- [Exercise instructions] Please reproduce the data in full, exactly as it stands.

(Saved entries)
····················
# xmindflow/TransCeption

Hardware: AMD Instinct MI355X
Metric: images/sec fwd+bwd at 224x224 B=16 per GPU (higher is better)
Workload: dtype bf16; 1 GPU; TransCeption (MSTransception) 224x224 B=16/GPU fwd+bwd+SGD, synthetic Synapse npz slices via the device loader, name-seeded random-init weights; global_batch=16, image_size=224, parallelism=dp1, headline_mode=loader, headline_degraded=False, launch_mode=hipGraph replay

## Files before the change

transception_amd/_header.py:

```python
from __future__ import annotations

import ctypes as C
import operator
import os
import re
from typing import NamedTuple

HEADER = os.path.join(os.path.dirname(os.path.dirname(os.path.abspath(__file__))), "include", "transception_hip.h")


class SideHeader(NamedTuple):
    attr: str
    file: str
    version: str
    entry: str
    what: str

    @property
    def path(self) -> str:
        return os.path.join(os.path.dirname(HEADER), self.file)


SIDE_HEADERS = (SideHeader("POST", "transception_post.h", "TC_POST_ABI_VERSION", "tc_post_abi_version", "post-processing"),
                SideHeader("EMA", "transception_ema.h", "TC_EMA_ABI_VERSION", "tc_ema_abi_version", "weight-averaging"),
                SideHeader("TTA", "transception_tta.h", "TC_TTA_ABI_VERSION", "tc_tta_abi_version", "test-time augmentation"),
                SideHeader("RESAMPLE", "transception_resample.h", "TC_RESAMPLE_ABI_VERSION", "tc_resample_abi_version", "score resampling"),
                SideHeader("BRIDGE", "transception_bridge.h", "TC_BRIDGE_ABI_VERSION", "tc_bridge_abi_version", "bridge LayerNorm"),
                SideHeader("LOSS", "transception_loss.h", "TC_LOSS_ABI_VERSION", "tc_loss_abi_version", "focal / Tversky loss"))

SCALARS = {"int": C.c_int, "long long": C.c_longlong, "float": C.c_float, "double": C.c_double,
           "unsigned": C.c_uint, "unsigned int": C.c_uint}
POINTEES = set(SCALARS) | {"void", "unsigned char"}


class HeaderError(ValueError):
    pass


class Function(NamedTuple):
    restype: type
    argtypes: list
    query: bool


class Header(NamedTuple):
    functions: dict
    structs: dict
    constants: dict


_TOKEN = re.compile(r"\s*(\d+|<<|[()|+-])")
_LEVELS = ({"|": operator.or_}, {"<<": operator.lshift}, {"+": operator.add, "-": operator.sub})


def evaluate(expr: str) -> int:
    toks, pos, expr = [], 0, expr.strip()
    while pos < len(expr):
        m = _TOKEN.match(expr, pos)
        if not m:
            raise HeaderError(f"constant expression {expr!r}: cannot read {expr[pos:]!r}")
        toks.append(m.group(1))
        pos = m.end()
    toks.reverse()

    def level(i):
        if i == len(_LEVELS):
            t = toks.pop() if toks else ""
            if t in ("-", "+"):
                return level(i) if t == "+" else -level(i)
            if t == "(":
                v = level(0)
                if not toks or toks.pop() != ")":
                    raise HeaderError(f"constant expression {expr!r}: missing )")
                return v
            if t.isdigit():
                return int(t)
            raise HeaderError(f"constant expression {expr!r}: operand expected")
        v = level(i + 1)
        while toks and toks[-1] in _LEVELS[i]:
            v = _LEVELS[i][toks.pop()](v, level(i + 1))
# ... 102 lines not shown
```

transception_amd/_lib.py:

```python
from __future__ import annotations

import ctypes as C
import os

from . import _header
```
····················
- [Worked solution]
# xmindflow/TransCeption

Hardware: AMD Instinct MI355X
Metric: images/sec fwd+bwd at 224x224 B=16 per GPU (higher is better)
Workload: dtype bf16; 1 GPU; TransCeption (MSTransception) 224x224 B=16/GPU fwd+bwd+SGD, synthetic Synapse npz slices via the device loader, name-seeded random-init weights; global_batch=16, image_size=224, parallelism=dp1, headline_mode=loader, headline_degraded=False, launch_mode=hipGraph replay

## Files before the change

transception_amd/_header.py:

```python
from __future__ import annotations

import ctypes as C
import operator
import os
import re
from typing import NamedTuple

HEADER = os.path.join(os.path.dirname(os.path.dirname(os.path.abspath(__file__))), "include", "transception_hip.h")


class SideHeader(NamedTuple):
    attr: str
    file: str
    version: str
    entry: str
    what: str

    @property
    def path(self) -> str:
        return os.path.join(os.path.dirname(HEADER), self.file)


SIDE_HEADERS = (SideHeader("POST", "transception_post.h", "TC_POST_ABI_VERSION", "tc_post_abi_version", "post-processing"),
                SideHeader("EMA", "transception_ema.h", "TC_EMA_ABI_VERSION", "tc_ema_abi_version", "weight-averaging"),
                SideHeader("TTA", "transception_tta.h", "TC_TTA_ABI_VERSION", "tc_tta_abi_version", "test-time augmentation"),
                SideHeader("RESAMPLE", "transception_resample.h", "TC_RESAMPLE_ABI_VERSION", "tc_resample_abi_version", "score resampling"),
                SideHeader("BRIDGE", "transception_bridge.h", "TC_BRIDGE_ABI_VERSION", "tc_bridge_abi_version", "bridge LayerNorm"),
                SideHeader("LOSS", "transception_loss.h", "TC_LOSS_ABI_VERSION", "tc_loss_abi_version", "focal / Tversky loss"))

SCALARS = {"int": C.c_int, "long long": C.c_longlong, "float": C.c_float, "double": C.c_double,
           "unsigned": C.c_uint, "unsigned int": C.c_uint}
POINTEES = set(SCALARS) | {"void", "unsigned char"}


class HeaderError(ValueError):
    pass


class Function(NamedTuple):
    restype: type
    argtypes: list
    query: bool


class Header(NamedTuple):
    functions: dict
    structs: dict
    constants: dict


_TOKEN = re.compile(r"\s*(\d+|<<|[()|+-])")
_LEVELS = ({"|": operator.or_}, {"<<": operator.lshift}, {"+": operator.add, "-": operator.sub})


def evaluate(expr: str) -> int:
    toks, pos, expr = [], 0, expr.strip()
    while pos < len(expr):
        m = _TOKEN.match(expr, pos)
        if not m:
            raise HeaderError(f"constant expression {expr!r}: cannot read {expr[pos:]!r}")
        toks.append(m.group(1))
        pos = m.end()
    toks.reverse()

    def level(i):
        if i == len(_LEVELS):
            t = toks.pop() if toks else ""
            if t in ("-", "+"):
                return level(i) if t == "+" else -level(i)
            if t == "(":
                v = level(0)
                if not toks or toks.pop() != ")":
                    raise HeaderError(f"constant expression {expr!r}: missing )")
                return v
            if t.isdigit():
                return int(t)
            raise HeaderError(f"constant expression {expr!r}: operand expected")
        v = level(i + 1)
        while toks and toks[-1] in _LEVELS[i]:
            v = _LEVELS[i][toks.pop()](v, level(i + 1))
# ... 102 lines not shown
```

transception_amd/_lib.py:

```python
from __future__ import annotations

import ctypes as C
import os

from . import _header
```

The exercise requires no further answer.